Es mag zynisch klingen, doch die ewigdeutschen Besserwisser, die sich Terrorismus-Experten nennen, schmieden aktuell schon wieder ganz prächtige Verschwörungstheorien zusammen, die sich gegen den Erbfeind im Osten richten, an dem man bisher militärisch noch immer scheiterte. Die Verbrechen in Tschetschenien, die jahrelang geduldet wurden, werden weiter bzw. wieder ignoriert, mit medialen Spekulationen über die Umstände der Erstürmung des Theaters aber langsam begonnen, Täter- und Opfer-Rolle zu vertauschen.

Der Russe hat etwas zu verbergen - natürlich -, der Krieg in oder gegen Tschetschenien ist ein Verbrechen - stimmt -, aber die Geiselnehmer waren, selbst wenn sie eine politische Forderung stellten, eben keine Befreiungskämpfer und die russischen Sicherheitskräfte in diesem Fall keine Verbrecher, wie das nun gelegentlich schon indirekt unterstellt wird.
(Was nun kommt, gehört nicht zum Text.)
+template <int EPI>
+__device__ __forceinline__ void split_epilogue_interior(const GemmArgs& g, f32x16 (&acc)[2][2], int bz, int m0, int n0,
+                                                        int wm, int wn, int li, int lh) {
+  constexpr bool BIAS = EPI & EP_BIAS, MAP = EPI & EP_MAP, ZOUT = EPI & EP_ZOUT, SILU = EPI & EP_SILU, ZMUL = EPI & EP_ZMUL,
+                 RES = EPI & EP_RES, GATE = EPI & EP_GATE;
+  static_assert(!(GATE && !RES) && !(ZMUL && (SILU || ZOUT)), "no such epilogue");
+  constexpr int NT = MAP + ZMUL + RES, I_MAP = 0, I_ZM = MAP, I_RES = MAP + ZMUL;
+  static_assert(NT <= 2, "a third operand tensor needs a third ep_wait");
+  constexpr int L = 8 * NT, S = 8 * (1 + ZOUT);
+  const int wrow = __builtin_amdgcn_readfirstlane(m0 + wm * 64), wcol = __builtin_amdgcn_readfirstlane(n0 + wn * 64);
+  const int64_t ld = g.ldc, tile = (int64_t)wrow * ld + wcol;
+  float* const Cs = ep_uniform(g.C + (int64_t)bz * g.c_bs + tile);
+  float* const zos = ZOUT ? ep_uniform(g.zout + (int64_t)bz * g.zout_bs + tile) : nullptr;
+  const float* const mps = MAP ? ep_uniform(g.map + tile) : nullptr;
+  const float* const zms = ZMUL ? ep_uniform(g.zmul + (int64_t)bz * g.zmul_bs + tile) : nullptr;
+  const float* const rss = RES ? ep_uniform(g.res + (int64_t)bz * g.res_bs + tile) : nullptr;
+  const uint32_t voff = ((uint32_t)(4 * lh) * (uint32_t)ld + (uint32_t)li) * 4u;
+  const int radr = 16 * lh;
+  auto rowof = [](int gi, int q) constexpr { return (gi >> 2) * 32 + (q & 3) + 8 * (2 * ((gi >> 1) & 1) + (q >> 2)); };
+
+  float bv = 0.f, gv = 0.f;
+  float buf[2][NT ? NT : 1][8];
+  auto issue = [&](auto G) __attribute__((always_inline)) {
+    constexpr int gi = decltype(G)::value, OFF = (gi & 1) * 128;
+#pragma unroll
+    for (int q = 0; q < 8; ++q) {
+      const int64_t ro = (int64_t)rowof(gi, q) * ld;
+      if constexpr (MAP) ep_load<OFF>(buf[gi & 1][I_MAP][q], voff, mps + ro);
+      if constexpr (ZMUL) ep_load<OFF>(buf[gi & 1][I_ZM][q], voff, zms + ro);
+      if constexpr (RES) ep_load<OFF>(buf[gi & 1][I_RES][q], voff, rss + ro);
+    }
+  };
+  float br[8], gr[8];
+  if constexpr (BIAS) ep_load<0>(bv, (uint32_t)(32 * lh + li) * 4u, ep_uniform(g.bias + wrow));
+  if constexpr (GATE) ep_load<0>(gv, (uint32_t)(32 * lh + li) * 4u, ep_uniform(g.gate + wrow));
+  if constexpr (NT > 0) issue(std::integral_constant<int, 0>{});
+  __builtin_amdgcn_sched_barrier(0);
+
+  auto group = [&](auto G) __attribute__((always_inline)) {
+    constexpr int gi = decltype(G)::value, tm = gi >> 2, h = (gi >> 1) & 1, tn = gi & 1, OFF = tn * 128, b = gi & 1;
+    if constexpr (NT > 0 && gi < 7) {
+      issue(std::integral_constant<int, gi + 1>{});
+      __builtin_amdgcn_sched_barrier(0);
+    }
+    if constexpr (gi == 0 && (BIAS || GATE)) {
+      ep_wait<NT ? 2 * L : 0>(bv, gv);
+      if constexpr (GATE) gv = gate_sigmoid(gv);
+    }
+    if constexpr (tn == 0 && (BIAS || GATE)) {
+#pragma unroll
+      for (int q = 0; q < 8; ++q) {
+        if constexpr (BIAS) br[q] = ep_row(bv, radr + 4 * rowof(gi, q));
+        if constexpr (GATE) gr[q] = ep_row(gv, radr + 4 * rowof(gi, q));
+      }
+      __builtin_amdgcn_sched_barrier(0);
+    }
+    constexpr int YOUNGER = (gi < 7 ? L : 0) + (gi > 0 ? S : 0);
+    if constexpr (NT == 1) ep_wait<YOUNGER>(buf[b][0]);
+    if constexpr (NT == 2) ep_wait<YOUNGER>(buf[b][0], buf[b][1]);
+    float v[8];
+#pragma unroll
+    for (int q = 0; q < 8; ++q) v[q] = acc[tm][tn][8 * h + q];
+    if constexpr (BIAS) {
+#pragma unroll
+      for (int q = 0; q < 8; ++q) v[q] += br[q];
+    }
+    if constexpr (MAP) {
+#pragma unroll
+      for (int q = 0; q < 8; ++q) v[q] += buf[b][I_MAP][q];
+    }
+    if constexpr (ZOUT) {
+#pragma unroll
+      for (int q = 0; q < 8; ++q) ep_store<OFF>(v[q], voff, zos + (int64_t)rowof(gi, q) * ld);
+    }
+    if constexpr (ZMUL) {
+#pragma unroll
+      for (int q = 0; q < 8; ++q) v[q] *= act_grad(buf[b][I_ZM][q], PARADIS_ACT_SILU);
+    } else if constexpr (SILU) {
+#pragma unroll
+      for (int q = 0; q < 8; ++q) v[q] = act_apply(v[q], PARADIS_ACT_SILU);
+    }
+    if constexpr (RES) {
+#pragma unroll
+      for (int q = 0; q < 8; ++q) {
+        const float r = buf[b][I_RES][q];
+        if constexpr (GATE) v[q] = fmaf(gr[q], v[q] - r, r);
+        else v[q] += r;
+      }
+    }
+#pragma unroll
+    for (int q = 0; q < 8; ++q) ep_store<OFF>(v[q], voff, Cs + (int64_t)rowof(gi, q) * ld);
+    __builtin_amdgcn_sched_barrier(0);
+  };
+  group(std::integral_constant<int, 0>{}); group(std::integral_constant<int, 1>{});
+  group(std::integral_constant<int, 2>{}); group(std::integral_constant<int, 3>{});
+  group(std::integral_constant<int, 4>{}); group(std::integral_constant<int, 5>{});
+  group(std::integral_constant<int, 6>{}); group(std::integral_constant<int, 7>{});
+}
+
 typedef float f32x4 __attribute__((ext_vector_type(4)));
-template <int NP>
+template <int NP, int A32 = 0>
 __global__ void __launch_bounds__(256, 3)
 pw_gemm_wgrad_split_kernel(GemmArgs g) {
   extern __shared__ __attribute__((aligned(16))) float lds[];
+  static_assert(A32 == 0 || NP == 3, "the scalar-base loads exist in the bf16x3 instantiation only");
+  constexpr bool SADDR = A32 != 0 && SPLIT_WGRAD_SADDR;
+  constexpr bool SIGN_COPIES = NP == 3 && SPLIT_SIGN_LOOPS_WGRAD && SPLIT_SIGNED_WGRAD;
+  constexpr bool ROWSUM_COPIES = NP == 3 && SPLIT_WGRAD_ROWSUM_LOOP;
   constexpr int SIMGP = simgp(NP);
   u32x4* img = reinterpret_cast<u32x4*>(lds);
   const int tid = threadIdx.x, lane = tid & 63, wave = tid >> 6;
@@ -534,30 +714,33 @@
     const int q = nwg >> 3, r = nwg & 7, xcd = id & 7;
     L = (xcd < r ? xcd * (q + 1) : r * (q + 1) + (xcd - r) * q) + (id >> 3);
   }
-  const int mt = L % MT, nt = (L / MT) % NT, bz = L / (MT * NT);
+  int mt = L % MT, nt = (L / MT) % NT, bz = L / (MT * NT);
+  if constexpr (SIGN_COPIES || ROWSUM_COPIES || SADDR) {
+    mt = __builtin_amdgcn_readfirstlane(mt); nt = __builtin_amdgcn_readfirstlane(nt); bz = __builtin_amdgcn_readfirstlane(bz);
+  }
   const int m0 = mt * BM, n0 = nt * BN;
   const int KT = g.K / SBK;
   const int64_t total = (int64_t)g.inner * KT;
-  const int t_begin = (int)(total * bz / g.nbatch);
-  const int T = (int)(total * (bz + 1) / g.nbatch) - t_begin;
-
-  const int srow = tid >> 1, sh = tid & 1;
-  const float* Ag = g.A + (int64_t)min(m0 + srow, g.M - 1) * g.lda + sh * 8;
-  const float* Bg = g.B + (int64_t)min(n0 + srow, g.N - 1) * g.ldb + sh * 8;
-
-  int f_ib = t_begin / KT, f_kt = t_begin - f_ib * KT;
+  int t_begin = (int)(total * bz / g.nbatch);
+  int T = (int)(total * (bz + 1) / g.nbatch) - t_begin;
+  if constexpr (SADDR) {
+    t_begin = __builtin_amdgcn_readfirstlane(t_begin);
+    T = __builtin_amdgcn_readfirstlane(T);
+  }
+
+  int f_ib0 = t_begin / KT, f_kt0 = t_begin - f_ib0 * KT;
+  const float* sa0 = nullptr;
+  const float* sb0 = nullptr;
+  int64_t wrap_a = 0, wrap_b = 0;
+  if constexpr (SADDR) {
+    f_ib0 = __builtin_amdgcn_readfirstlane(f_ib0);
+    f_kt0 = __builtin_amdgcn_readfirstlane(f_kt0);
+    sa0 = ep_uniform(g.A + (int64_t)m0 * g.lda + (int64_t)f_ib0 * g.a_is + (int64_t)f_kt0 * SBK);
+    sb0 = ep_uniform(g.B + (int64_t)n0 * g.ldb + (int64_t)f_ib0 * g.b_is + (int64_t)f_kt0 * SBK);
+    wrap_a = g.a_is - (int64_t)KT * SBK;
+    wrap_b = g.b_is - (int64_t)KT * SBK;
+  }
   struct Regs { f32x4 a0, a1, b0, b1; };
-  const f32x4 zero4 = {0.f, 0.f, 0.f, 0.f};
-  Regs r0{zero4, zero4, zero4, zero4}, r1 = r0;
-  auto fetch = [&](Regs& r) __attribute__((always_inline)) {
-    const float* a = Ag + (int64_t)f_ib * g.a_is + (int64_t)f_kt * SBK;
-    const float* b = Bg + (int64_t)f_ib * g.b_is + (int64_t)f_kt * SBK;
-    asm volatile("global_load_dwordx4 %0, %1, off" : "=&v"(r.a0) : "v"(a) : "memory");
-    asm volatile("global_load_dwordx4 %0, %1, off offset:16" : "=&v"(r.a1) : "v"(a) : "memory");
-    asm volatile("global_load_dwordx4 %0, %1, off" : "=&v"(r.b0) : "v"(b) : "memory");
-    asm volatile("global_load_dwordx4 %0, %1, off offset:16" : "=&v"(r.b1) : "v"(b) : "memory");
-    if (++f_kt == KT) { f_kt = 0; ++f_ib; }
-  };
 #define USE_R(r, N) do { asm volatile("s_waitcnt vmcnt(" #N ")" :: "v"(r.a0), "v"(r.a1), "v"(r.b0), "v"(r.b1) : "memory"); \
                          __builtin_amdgcn_sched_barrier(0); } while (0)
   const bool do_rowsum = g.rowsum != nullptr && nt == 0;
@@ -569,17 +752,24 @@
   }
   const uint32_t slab_flip = (SPLIT_SIGNED_WGRAD && (bz & 1)) ? 0x80000000u : 0u;
   if constexpr (NP == 2) sc_a = __uint_as_float(__float_as_uint(sc_a) ^ slab_flip);
-  auto split_store = [&](const Regs& r, int st, bool keep) __attribute__((always_inline)) {
+  auto split_store = [&](auto SG, auto RS, const Regs& r, u32x4* o0, int st, bool keep) __attribute__((always_inline)) {
+    constexpr int sg = decltype(SG)::value, rsm = decltype(RS)::value;
     const float xa[8] = {r.a0.x, r.a0.y, r.a0.z, r.a0.w, r.a1.x, r.a1.y, r.a1.z, r.a1.w};
     const float xb[8] = {r.b0.x, r.b0.y, r.b0.z, r.b0.w, r.b1.x, r.b1.y, r.b1.z, r.b1.w};
-    const float add = ((xa[0] + xa[1]) + (xa[2] + xa[3])) + ((xa[4] + xa[5]) + (xa[6] + xa[7]));
-    rs += keep ? add : 0.f;
-    u32x4* o = img + st * 2 * SIMGP + sh * SCHP + srow;
+    if constexpr (rsm != 0) {
+      const float add = ((xa[0] + xa[1]) + (xa[2] + xa[3])) + ((xa[4] + xa[5]) + (xa[6] + xa[7]));
+      rs += keep ? add : 0.f;
+    }
+    u32x4* o = o0 + st * 2 * SIMGP;
     if constexpr (NP == 3) {
       u32x4 ha, ma, la, hb, mb, lb;
-      float xs[8];
-      flip8(xs, xa, slab_flip);
-      split8(xs, ha, ma, la);
+      if constexpr (sg == 2) {
+        float xs[8];
+        flip8(xs, xa, slab_flip);
+        split8(xs, ha, ma, la);
+      } else {
+        split8s<sg == 1>(xa, ha, ma, la);
+      }
       split8(xb, hb, mb, lb);
       o[0] = ha; o[2 * SCHP] = ma; o[4 * SCHP] = la;
       o += SIMGP;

Im Deutschlandfunk spricht man offen von "Hinrichtungen" und "Lügereien" durch die russischen Behörden, betont Ähnlichkeiten zur (Des-) Informationspolitik der KPdSU und formt so ein Bild der Vorgänge, das den Tatsachen so wenig entspricht wie die Darstellung der russischen Behörden.

Es fehlt im Grunde nur noch der offen ausgesprochene Satz 'Rußland ist doch selbst verantwortlich, weil ...!', um die kriminellen Geiselnehmer von jeder Verantwortung freizusprechen ...

Daß gerade die Geiselnehmerinnen mit ihrer Kleidung nicht gerade für eine Ordnung standen, die als fortschrittlich bezeichnet werden kann, fiel den wenigsten Experten auf.

Die Bildsprache war aber auch wirklich recht, hmm, obszön: Verschleierte (unterdrückte?) Frauen mit Pistolen (Emanzipation?) und wohl ewiglich auf olivgrüne Uniformen geile Männer in Macho-Pose - deutlicher waren die manifesten Widersprüche der Situation wohl kaum auf den Punkt zu bringen ... Und dann wollte man auch noch befreien, indem man Freiheit raubt ...

Die fleißigen deutschen Analysten jedenfalls stürzen sich verdächtig auffällig auf oder in das Gas, das ihnen erspart blieb, und sie rätseln, rätseln und vermuten, daß sie über ihren Schreibtisch gezogen werden, weshalb sie den Feind nicht etwa irgendwo in Tschetschenien vermuten, sondern im Kreml in Moskau.

Da stimmt dann ihr Weltbild wenigstens wieder.